While it’s common to have machine learning, engineering, and data/pipeline/infrastructure engineering all as separate roles, try to avoid this as much as possible. This leads to a lot of duplicate or unused work, particularly when these roles are on separate teams. You want people who have some of all these skills: can build the pipelines for the data they need, create models with that data, and put those models in production. You’re not going to be able to hire many people who can do all of this. So you’ll need to provide them with training. In general, the most underused resource of most companies is their own employees, and the situation is even worse with data scientists (since “data science” encompasses such a wide variety of possible skills). Tech companies waste their employees’ potential by not offering enough opportunities for on-the-job learning, training, and mentoring. Your people are smart and eager to learn. Be prepared to offer training, pair-programming, or seminars to help your data scientists fill in skills gaps. I always tell students who are interested in both data science and engineering, that the more you know about software development, the better a data scientist you will be.

Even when you have people who are both data scientists and engineers (that is, they can create machine learning models and put those models into production), you still need to have them embedded in other teams and not cordoned off together. Otherwise, there won’t be enough institutional understanding and buy-in of what they’re doing, and their work won’t be as integrated as it needs to be with other systems.
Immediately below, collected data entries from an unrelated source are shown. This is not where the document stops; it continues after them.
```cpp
__device__ __forceinline__ void lds_dma16(const void* gptr, void* lds) {
    const uint32_t dst = __builtin_amdgcn_readfirstlane((uint32_t)(uintptr_t)(__attribute__((address_space(3))) void*)lds);
    asm volatile("s_mov_b32 m0, %0\n\ts_nop 0\n\tglobal_load_lds_dwordx4 %1, off" :: "s"(dst), "v"(gptr) : "memory", "m0");
}

__device__ __forceinline__ void lds_dma16_s(const void* sbase, uint32_t voff, void* lds) {
    const uint32_t dst = __builtin_amdgcn_readfirstlane((uint32_t)(uintptr_t)(__attribute__((address_space(3))) void*)lds);
    const uint64_t b = (uint64_t)(uintptr_t)sbase;
    const uint32_t blo = __builtin_amdgcn_readfirstlane((uint32_t)b), bhi = __builtin_amdgcn_readfirstlane((uint32_t)(b >> 32));
    const uint64_t sb = ((uint64_t)bhi << 32) | blo;
    asm volatile("s_mov_b32 m0, %0\n\ts_nop 0\n\tglobal_load_lds_dwordx4 %1, %2" :: "s"(dst), "v"(voff), "s"(sb) : "memory", "m0");
}

__device__ __forceinline__ void wait_vmcnt0() { __builtin_amdgcn_s_waitcnt(0x0F70); }

__device__ __forceinline__ __amdgpu_buffer_rsrc_t weight_rsrc(const void* base) {
    return __builtin_amdgcn_make_buffer_rsrc(const_cast<void*>(base), 0, 0x7FFFFFF0, 0x00020000);
}
__device__ __forceinline__ u32x4 weight_frag(__amdgpu_buffer_rsrc_t rs, int lane_off, int byte_off) {
    return __builtin_amdgcn_raw_buffer_load_b128(rs, lane_off, byte_off, 0);
}

struct RowSpace {
    int B;
    int cap0, cap1;
    const int* len;
    const int* active;
};
struct TileLoc { int pair, image, seg, r0, grow0; };
__device__ __forceinline__ TileLoc locate_tile(const RowSpace& rs, int tile, int tile_rows) {
    TileLoc t;
    const int per_pair = rs.cap0 + rs.cap1;
    t.grow0 = tile * tile_rows;
    t.pair = t.grow0 / per_pair;
    const int rem = t.grow0 - t.pair * per_pair;
    t.image = rem >= rs.cap0 ? 1 : 0;
    t.r0 = rem - t.image * rs.cap0;
    t.seg = 2 * t.pair + t.image;
    return t;
}
__device__ __forceinline__ int seg_row_base(const RowSpace& rs, int seg) {
    return (seg >> 1) * (rs.cap0 + rs.cap1) + (seg & 1) * rs.cap0;
}

struct PairIndex { const int* index0; const int* index1; int images0, images1; };
__device__ __forceinline__ int source_image(const PairIndex& px, int pair, int image) {
    if (!px.index0) return pair;
    const int s0 = px.index0[pair], s1 = px.index1[pair];
    if ((unsigned)s0 >= (unsigned)px.images0 || (unsigned)s1 >= (unsigned)px.images1) return -1;
    return image ? s1 : s0;
}

__device__ __forceinline__ int rr_rotate(int id, int nwg) {
    if (id >= (nwg & ~7)) return id;
    const int q = id >> 3;
    return (q << 3) + ((id + q) & 7);
}

__device__ __forceinline__ int xcd_remap(int id, int nwg) {
    const int q = nwg >> 3, r = nwg & 7, xcd = id & 7, k = id >> 3;
    return (xcd < r ? xcd * (q + 1) : r * (q + 1) + (xcd - r) * q) + k;
}

template <int CTRL> __device__ __forceinline__ float dpp_mov(float v) {
    return __builtin_bit_cast(float, __builtin_amdgcn_update_dpp(0, __builtin_bit_cast(int, v), CTRL, 0xF, 0xF, true));
}
__device__ __forceinline__ float vmax2(float a, float b) { float r; asm("v_max_f32 %0, %1, %2" : "=v"(r) : "v"(a), "v"(b)); return r; }
__device__ __forceinline__ float vmax3(float a, float b, float c) { float r; asm("v_max3_f32 %0, %1, %2, %3" : "=v"(r) : "v"(a), "v"(b), "v"(c)); return r; }

struct SwapPair { float a, b; };
__device__ __forceinline__ SwapPair swap16(float x) {
    const auto r = __builtin_amdgcn_permlane16_swap(__builtin_bit_cast(unsigned, x), __builtin_bit_cast(unsigned, x), false, false);
    const unsigned lo = r[0], hi = r[1];
    return {__builtin_bit_cast(float, lo), __builtin_bit_cast(float, hi)};
}
__device__ __forceinline__ SwapPair swap32(float x) {
    const auto r = __builtin_amdgcn_permlane32_swap(__builtin_bit_cast(unsigned, x), __builtin_bit_cast(unsigned, x), false, false);
    const unsigned lo = r[0], hi = r[1];
    return {__builtin_bit_cast(float, lo), __builtin_bit_cast(float, hi)};
}
__device__ __forceinline__ float xor16_max(float x) { const SwapPair p = swap16(x); return vmax2(p.a, p.b); }
__device__ __forceinline__ float xor32_max(float x) { const SwapPair p = swap32(x); return vmax2(p.a, p.b); }
__device__ __forceinline__ float xor16_sum(float x) { const SwapPair p = swap16(x); return p.a + p.b; }
__device__ __forceinline__ float xor32_sum(float x) { const SwapPair p = swap32(x); return p.a + p.b; }
__device__ __forceinline__ float dpp_xor1(float v) { return dpp_mov<0xB1>(v); }
__device__ __forceinline__ float dpp_xor2(float v) { return dpp_mov<0x4E>(v); }
__device__ __forceinline__ float row16_sum(float v) {
    v += dpp_xor1(v);
    v += dpp_xor2(v);
    v += dpp_mov<0x141>(v);
    v += dpp_mov<0x140>(v);
    return v;
}

template <class F> __device__ __forceinline__ void wave_allreduce2(float& x0, float& x1, F merge) {
    merge(x0, x1, dpp_xor1(x0), dpp_xor1(x1));
    merge(x0, x1, dpp_xor2(x0), dpp_xor2(x1));
    merge(x0, x1, dpp_mov<0x141>(x0), dpp_mov<0x141>(x1));
    merge(x0, x1, dpp_mov<0x140>(x0), dpp_mov<0x140>(x1));
    { const SwapPair p0 = swap16(x0), p1 = swap16(x1); x0 = p0.a; x1 = p1.a; merge(x0, x1, p0.b, p1.b); }
    { const SwapPair p0 = swap32(x0), p1 = swap32(x1); x0 = p0.a; x1 = p1.a; merge(x0, x1, p0.b, p1.b); }
}

__device__ __forceinline__ float wave_allmax(float x) {
    x = vmax2(x, dpp_xor1(x)); x = vmax2(x, dpp_xor2(x)); x = vmax2(x, dpp_mov<0x141>(x)); x = vmax2(x, dpp_mov<0x140>(x));
    return xor32_max(xor16_max(x));
}
__device__ __forceinline__ float wave_allsum(float x) { return xor32_sum(xor16_sum(row16_sum(x))); }

__device__ __forceinline__ float wave_sum(float v) {
#pragma unroll
    for (int o = 32; o > 0; o >>= 1) v += __shfl_xor(v, o, 64);
    return v;
}
__device__ __forceinline__ float wave_max(float v) {
#pragma unroll
    for (int o = 32; o > 0; o >>= 1) v = fmaxf(v, __shfl_xor(v, o, 64));
    return v;
}

}
```

### lightglue_amd/csrc/lg_debug.hip

```cpp
#include "lg_engine.h"

using namespace lg;

static const char* const kProfNames[LG_PROF_NCLS] = {"prep", "gemm_qkv_self", "attn_self", "gemm_out_proj", "gemm_ffn0", "ln_gelu", "gemm_ffn3_resid",
    "gemm_qkv_cross", "attn_cross", "adaptive", "rowdot", "gemm_final_proj", "sim", "assign", "fused_tail"};

namespace lg {

int prof_begin(lg_engine* e, int cls, hipStream_t s) {
    e->prof_open = e->profiling && (e->prof_only < 0 || e->prof_only == cls);
    if (!e->prof_open) return LG_OK;
    if (e->prof_used == e->prof_pool.size()) {
        lg_engine::ProfSpan sp{};
        HIPCHK(hipEventCreate(&sp.a)); HIPCHK(hipEventCreate(&sp.b));
        e->prof_pool.push_back(sp);
    }
    e->prof_pool[e->prof_used].cls = cls;
    HIPCHK(hipEventRecord(e->prof_pool[e->prof_used].a, s));
    return LG_OK;
}
int prof_end(lg_engine* e, hipStream_t s) {
    if (!e->prof_open) return LG_OK;
    e->prof_open = false;
    HIPCHK(hipEventRecord(e->prof_pool[e->prof_used].b, s));
    e->prof_used++;
    return LG_OK;
}

}

namespace {

int prof_collect(lg_engine* e) {
    for (size_t i = 0; i < e->prof_used; ++i) {
        HIPCHK(hipEventSynchronize(e->prof_pool[i].b));
        float ms = 0.f;
        HIPCHK(hipEventElapsedTime(&ms, e->prof_pool[i].a, e->prof_pool[i].b));
        e->prof_ms[e->prof_pool[i].cls] += ms;
        e->prof_cnt[e->prof_pool[i].cls] += 1;
    }
    e->prof_used = 0;
    return LG_OK;
}

__global__ __launch_bounds__(512) void mfma_spin_kernel(long long* cycles, int iters) {
    typedef __bf16 bf16x8_t __attribute__((ext_vector_type(8)));
    const unsigned h = (threadIdx.x * 2654435761u + blockIdx.x * 40503u) * 12345u;
    u32x4 xa = {h ^ 0x3f803f80u, (h >> 3) | 0x3c003c00u, (h * 7u) & 0x3fff3fffu, (h * 13u) & 0x3fff3fffu};
    u32x4 xb = {(h * 3u) & 0x3fff3fffu, (h * 5u) & 0x3fff3fffu, (h * 11u) & 0x3fff3fffu, (h * 17u) & 0x3fff3fffu};
    f32x4 acc[8];
    for (int i = 0; i < 8; ++i) acc[i] = f32x4{0.f, 0.f, 0.f, 0.f};
    const long long t0 = clock64();
    for (int it = 0; it < iters; ++it) {
        asm volatile("" : "+v"(xa), "+v"(xb));
#pragma unroll
        for (int i = 0; i < 8; ++i) acc[i] = __builtin_amdgcn_mfma_f32_16x16x32_bf16(__builtin_bit_cast(bf16x8_t, xa), __builtin_bit_cast(bf16x8_t, xb), acc[i], 0, 0, 0);
    }
    const long long t1 = clock64();
    float sacc = 0.f;
    for (int i = 0; i < 8; ++i) sacc += acc[i][0];
    if ((threadIdx.x & 63) == 0) atomicMax(reinterpret_cast<unsigned long long*>(cycles), (unsigned long long)(t1 - t0));
    if (sacc == 12345.f) cycles[1] = 1;
}

}
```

The term data scientist refers to at least 5 distinct jobs, so communication and clarity is key. Companies need to be clear on what their needs are and what they’re hiring for. I can tell you from firsthand experience as a job applicant that lots of companies want to hire a data scientist but aren’t sure why, or how they will use data science. You want to hire someone who is interested in the role they’d be working in. You probably won’t find a candidate that’s both interested in writing machine learning implementations in C and extensively using Google Analytics, although that is a real job description I’ve encountered. Note I say “interested in” and not “already has the skills”. Assume that any applicant will be learning lots of new skills on the job (if not, they will soon grow bored).

Further reading: After drafting this post, I came across an excellent article called The Data Science Delusion which details several additional problems companies may encounter when incorporating data science into their org.